As shown in fig. 9, the electronic apparatus includes: one or more processors 701, a memory 702, and interfaces for connecting the various components, including a high-speed interface and a low-speed interface. The various components are interconnected using different buses and may be mounted on a common motherboard or in other manners as desired. The processor may process instructions for execution within the electronic device, including instructions stored in or on the memory to display graphical information of a GUI on an external input/output apparatus (such as a display device coupled to the interface). In other embodiments, multiple processors and/or multiple buses may be used, along with multiple memories and multiple memories, as desired. Also, multiple electronic devices may be connected, with each device providing portions of the necessary operations (e.g., as a server array, a group of blade servers, or a multi-processor system). In fig. 9, one processor 701 is taken as an example.

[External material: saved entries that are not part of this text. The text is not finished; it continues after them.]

# FlowEternal/multitask-hydranet

Hardware: AMD Instinct MI355X
Metric: images/sec (fwd+bwd) HydraNet @ default res, 1/2/4/8 MI355X; CPU-ref same run (higher is better)
Workload: dtype bf16; 1 GPU; full HydraNet (backbone + BiFPN + seg/det/lane heads + multitask loss), big cfg, fwd+loss+bwd; batch_per_gpu=16, global_batch=16, resolution=3x512x1024, parallelism=dp1, hipgraph=True

## Files before the change

### include/hydranet_hip.h

```cpp
#ifndef HYDRANET_HIP_H
#define HYDRANET_HIP_H

#ifdef __cplusplus
extern "C" {
#endif

typedef struct ihipStream_t* hipStream_t;


int hn_gconv_pack_diag(const float* w, void* wk, void* wd, int C, hipStream_t stream);
int hn_pack_weight(const float* w, void* wp, void* wt, int Cout, int Cin, int taps, hipStream_t stream);
int hn_pack_weight_ex(const float* w, void* wp, void* wt, int Cout, int Cin_total, int ci0, int Cin, int taps, int phase, const float* bias,
                      float* b_eff, hipStream_t stream);
int hn_phase_fold(const float* dw_eff, const float* dw1, const float* db_eff, float* dw, float* db, int K, int C0, int C1, hipStream_t stream);
int hn_pack_weights_batched(const long* jobs, int njobs, long total_blocks, const int* block_job, hipStream_t stream);
int hn_pack_small_batched(const long* jobs, const int* block_job, long total_blocks, hipStream_t stream);

int hn_conv_gemm_nt(const void* x0, const void* x1, int mode, int n_img, int H, int W, int C0, int C1, int ld0, int ld1, int up, long M,
                    const void* w, int Nout, int KP, int taps, const float* bias, int act, void* out, int out_f32, int ldc, long rpi,
                    long img_stride, float* psum, float* psq, hipStream_t stream);
int hn_nt_stat_rows(long M, int Nout);
int hn_nt_stat_tile(long M, int Nout);
int hn_conv_gemm_nt_stream(const void* x, int ld0, long M, int C0, const void* w, int Nout, int KP, const float* bias, int act, void* out,
                           int ldc, float* psum, float* psq, int wg_limit, hipStream_t stream);
int hn_nt_stream_ok(long M, int C0, int Nout, int KP);
int hn_direct_stat_rows(int n_img, int H, int W);
int hn_conv_gemm_nt_imgw(const void* x0, int ld0, long M, int C0, const void* w, long w_img_stride, long rows_per_image, int Nout, int KP,
                         const float* bias, int act, void* out, int ldc, const void* addend, int ld_add, hipStream_t stream);
int hn_scale_weight_gate(const void* wp, const float* gate, void* out, int N, int Cout, int C, int KP, hipStream_t stream);
int hn_conv_gemm_nt_lvl(const void* x0, int ld0, long M, int C0, const void* w, int Nout, int KP, const float* bias, int act, void* out,
                        int ldc, const float* coef, int nlev, const long* rows, hipStream_t stream);
int hn_conv_gemm_nt_lvlout(const void* x0, int ld0, long M, int C0, const void* w, int Nout, int KP, const float* bias, int act, float* out,
                           int ldc, long img_stride, int n_img, int nlev, const int* H, const int* W, int row_align, hipStream_t stream);

int hn_conv_gemm_nt_ex(const void* x0, const void* x1, int mode, int n_img, int H, int W, int C0, int C1, int ld0, int ld1, int up, long M,
                       const void* w, int Nout, int KP, int taps, const float* bias, int act, void* out, int out_f32, int ldc, long rpi,
                       long img_stride, float* psum, float* psq, const float* xscale, const float* xshift, const float* xgate, long xhw,
                       int xact, const void* addend, int ld_add, int add_mode, hipStream_t stream);
int hn_conv_gemm_nt_stat(const void* x0, const void* x1, int mode, int n_img, int H, int W, int C0, int C1, int ld0, int ld1, int up, long M,
                         const void* w, int Nout, int KP, int taps, const float* bias, int act, void* out, int out_f32, int ldc, long rpi,
                         long img_stride, float* psum, float* psq, const void* addend, int ld_add, int add_mode, int emode, const void* ez,
                         int ld_ez, const float* ecoef, hipStream_t stream);
int hn_conv_gemm_nt_stat3(const void* x0, int ld0, long M, int C0, const void* w, int Nout, int KP, void* out, int ldc, float* psum, float* psq,
                          const void* addend, int ld_add, const void* ez, int ld_ez, const void* ey, int ld_ey, const float* ecoef,
                          hipStream_t stream);
int hn_wgrad_plan(int mode, int n_img, int H, int W, long M, int Nout, int KP, int taps, int* splits, long* rows_per_split, long* ws_bytes);
int hn_conv_gemm_tn(const void* x0, const void* x1, int mode, int n_img, int H, int W, int C0, int C1, int ld0, int ld1, int up, long M,
                    const void* dz, int ldz, int Nout, int KP, int taps, float* workspace, float* dw, hipStream_t stream);


int hn_stem_fwd(const float* x, const float* w, void* z, void* patches, int N, int H, int W, hipStream_t stream);

int hn_gconv_pack(const float* w, void* wk, void* wd, int C, int flip, hipStream_t stream);
int hn_gconv_fwd(const void* in, int ldi, const void* wk, void* out, int ldo, int N, int Hi, int Wi, int C, int stride, hipStream_t stream);
int hn_gconv_dgrad_s2(const void* dz, int ldz, const void* wd, void* dx, int ldx, int N, int Hi, int Wi, int C, hipStream_t stream);
long hn_wgrad_chunks(long pixels, long items);
int hn_gconv_wgrad(const void* x, int ldx, const void* dz, int ldz, float* part, int N, int Hi, int Wi, int C, int stride,
                   hipStream_t stream);

int hn_dw_pack(const float* w, void* wk, void* wkf, int C, hipStream_t stream);
int hn_dwconv_fwd(const void* in, int ldi, const void* wk, void* out, int ldo, int N, int H, int W, int C, hipStream_t stream);
int hn_dwconv_fwd_levels(const void* in, int ldi, const void* wk, void* out, int ldo, int N, int C, int nlev, const int* H, const int* W,
                         int row_align, int accumulate, hipStream_t stream);
long hn_dwconv_wgrad_blocks(long strips, int C);
int hn_dwconv_wgrad(const void* x, int ldx, const void* dz, int ldz, float* part, int N, int H, int W, int C, hipStream_t stream);
int hn_dwconv_wgrad_levels(const void* x, int ldx, const void* dz, int ldz, float* part, int N, int C, int nlev, const int* H, const int* W,
                           int row_align, hipStream_t stream);
long hn_dwconv_bwd_blocks(long strips, int C);
long hn_dwconv_bwd_blocks_levels(int N, int C, int nlev, const int* H, const int* W);
int hn_dwconv_bwd_levels(const void* dz, int ldz, const void* x, int ldx, const void* wf, void* dx, int lddx, float* part, int N, int C,
                         int nlev, const int* H, const int* W, int row_align, int accumulate, hipStream_t stream);

int hn_maxpool_fwd(const void* in, int ldi, void* out, int ldo, int N, int H, int W, int C, int mode, hipStream_t stream);
int hn_maxpool_bwd(const void* in, int ldi, const void* dout, int ldd, void* dx, int ldx, const float* wscale, int N, int H, int W, int C,
                   int mode, hipStream_t stream);
int hn_maxpool_bwd2(const void* in, int ldi, const void* dout, int ldd, void* dx, int ldx, const float* wscale, void* arg_ws, int N, int H,
                    int W, int C, int mode, int accumulate, hipStream_t stream);

int hn_up2_fwd(const void* in, int ldi, void* out, int ldo, int N, int H, int W, int C, hipStream_t stream);
int hn_sum2x2(const void* g, int ldg, void* out, int ldo, const float* wscale, int N, int H, int W, int C, int accumulate, hipStream_t stream);

int hn_fuse_dweights(const float* pw, int blocks, const float* praw, int nw, float eps, float* dp, hipStream_t stream);
int hn_fuse_fwd(const void* const* in, const int* ld, const int* mode, const float* w, void* out, int ldo, int N, int H, int W, int C,
                hipStream_t stream);
int hn_fuse_fwd_raw(const void* const* in, const int* ld, const int* mode, const float* praw, int nw, float eps, float* wn, void* out, int ldo,
                    int N, int H, int W, int C, hipStream_t stream);
int hn_fuse_bwd_blocks(int N, int H, int W, int C);
int hn_fuse_bwd(const void* const* in, const int* ld, const int* mode, const float* w, const void* dout, int ldd, void* g, int ldg,
                void* const* din, const int* ldin, const int* acc, float* pw, int N, int H, int W, int C, hipStream_t stream);
int hn_fuse_bwd_arg(const void* const* in, const int* ld, const int* mode, const float* w, const void* dout, int ldd, void* g, int ldg,
                    void* const* din, const int* ldin, const int* acc, float* pw, void* const* arg_out, int N, int H, int W, int C,
                    hipStream_t stream);
int hn_maxpool_bwd_from_arg(const void* arg, const void* dout, int ldd, void* dx, int ldx, const float* wscale, int N, int H, int W, int C,
                            int mode, int accumulate, hipStream_t stream);

long hn_fold_ring_rows(int H, int W);
int hn_conv3x3_dgrad_fold(const void* dz, int ldz, int Cz, int n_img, int H, int W, const void* wt, int Nout, int KP, int phase_k, int clamp,
                          void* out, int ldo, const void* yprev, int ldy, void* ring, hipStream_t stream);
int hn_conv3x3_dgrad_fold_s2d(const void* dz, int ldz, int Cz, int n_img, int H, int W, const void* wt, int Nout, int KP, int phase_k, int clamp,
                              void* out, int ldo, void* out_s2d, int ld_s2d, const void* yprev, int ldy, void* ring, hipStream_t stream);
int hn_seg_fold(const void* dvp, int ldv, int c0, void* out, int ldo, const void* yprev, int ldy, int N, int H, int W, int C, int up,
                hipStream_t stream);

int hn_space_to_depth(const float* dy, void* out, int ldo, int N, int h, int w, int k, hipStream_t stream);

int hn_space_to_depth_blocks(int N, int h, int w, int k);
int hn_space_to_depth_bf16(const void* in, int ldi, void* out, int N, int h, int w, int k, float* psum, hipStream_t stream);

int hn_conv3x3_phase(const void* x0, int mode, int n_img, int H, int W, int C0, int ld0, const void* w, int Nout, int KP, const float* bias,
                     int act, void* out, int ldc, int k, const void* addend, int ld_add, hipStream_t stream);
int hn_conv3x3_out_argmax(const void* x0, int n_img, int H, int W, int C0, int ld0, const void* w, int k, int KP, const float* bias, long* mask,
                          hipStream_t stream);
int hn_wgrad_plan_phase(int n_img, int H, int W, int Nout, int KP, int phase_span, int* splits, long* rows_per_split, long* ws_bytes);
int hn_conv_gemm_tn_phase(const void* x0, int n_img, int H, int W, int C0, int ld0, const void* dz, int ldz, int Nout, int KP, int phase_span,
                          float* workspace, float* dw, float* dbias_eff, hipStream_t stream);
int hn_conv_gemm_tn_deferred(const void* x0, const void* x1, int mode, int n_img, int H, int W, int C0, int C1, int ld0, int ld1, int up, long M,
                             const void* dz, int ldz, int Nout, int KP, int taps, float* workspace, float* dw, long* job, hipStream_t stream);
int hn_wgrad_reduce_jobs(const long* jobs, int njobs, hipStream_t stream);
long hn_gconv_wgrad_group_ws_bytes(const long* jobs, int njobs);
int hn_gconv_wgrad_group(const long* jobs, int njobs, float* workspace, hipStream_t stream);

int hn_grad_tail(const long* jobs, int njobs, hipStream_t stream);

long hn_wgrad_group_ws_bytes(const long* jobs, int njobs);
int hn_wgrad_group(const long* jobs, int njobs, float* workspace, hipStream_t stream);

int hn_conv_gemm_tn_bias(const void* x0, const void* x1, int mode, int n_img, int H, int W, int C0, int C1, int ld0, int ld1, int up, long M,
                         const void* dz, int ldz, int Nout, int KP, int taps, float* workspace, float* dw, float* dbias, hipStream_t stream);

int hn_head_grad(const float* dy, const float* y, long rpi, long img_stride, int lds, int Nout, void* dz, int ldz, long M, int sigmoid,
                 hipStream_t stream);

int hn_pack_levels(const void* const* src, const int* ld, void* dst, int ldd, int N, int C, int nlev, const int* H, const int* W, int row_align,
                   hipStream_t stream);
int hn_head_grad_levels(const float* dy, const float* y, long img_stride, int lds, int Nout, void* dz, int ldz, int N, int nlev, const int* H,
                        const int* W, int row_align, int sigmoid, hipStream_t stream);


long hn_colred_rows(long M, long align);
int hn_col_stats(const void* x, int ldx, long M, int C, long R, float* psum, float* psq, hipStream_t stream);
int hn_col_dot(const void* a, int lda, const void* b, int ldb, long M, int C, long R, float* pdot, float* psum, hipStream_t stream);
int hn_rows_reduce(const float* in, float* out, int G, int S, int C, float alpha, hipStream_t stream);
int hn_rows_reduce2(const float* in1, const float* in2, float* out1, float* out2, int rows, int G, int C, hipStream_t stream);
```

The memory 702 is a non-transitory computer readable storage medium as provided herein. The memory stores instructions executable by at least one processor to cause the at least one processor to perform the search processing method provided herein. The non-transitory computer-readable storage medium of the present application stores computer instructions for causing a computer to execute the search processing method provided by the present application.
The memory 702, which is a non-transitory computer-readable storage medium, may be used to store non-transitory software programs, non-transitory computer-executable programs, and modules, such as program instructions/modules corresponding to the search processing method in the embodiment of the present application (for example, the obtaining module 801, the selecting module 802, the labeling module 803, the determining module 804, and the generating module 805 shown in fig. 8 shown in fig. 7). The processor 701 executes various functional applications of the server or the terminal device and data processing, i.e., implements the search processing method in the above-described method embodiments, by running non-transitory software programs, instructions, and modules stored in the memory 702.
The memory 702 may include a storage program area and a storage data area, wherein the storage program area may store an operating system, an application program required for at least one function; the storage data area may store data created by use of the electronic device, and the like. Further, the memory 702 may include high speed random access memory, and may also include non-transitory memory, such as at least one magnetic disk storage device, flash memory device, or other non-transitory solid state storage device. In some embodiments, the memory 702 may optionally include memory located remotely from the processor 701, which may be connected to the electronic device via a network. Examples of such networks include, but are not limited to, the internet, intranets, local area networks, mobile communication networks, and combinations thereof.
The electronic device may further include: an input device 703 and an output device 704. The processor 701, the memory 702, the input device 703 and the output device 704 may be connected by a bus or other means, and fig. 9 illustrates an example of a connection by a bus.
The input device 703 may receive input numeric or character information and generate key signal inputs related to user settings and function control of the electronic apparatus, such as a touch screen, a keypad, a mouse, a track pad, a touch pad, a pointing stick, one or more mouse buttons, a track ball, a joystick, or other input devices. The output devices 704 may include a display device, auxiliary lighting devices (e.g., LEDs), and tactile feedback devices (e.g., vibrating motors), among others. The display device may include, but is not limited to, a Liquid Crystal Display (LCD), a Light Emitting Diode (LED) display, and a plasma display. In some implementations, the display device can be a touch screen.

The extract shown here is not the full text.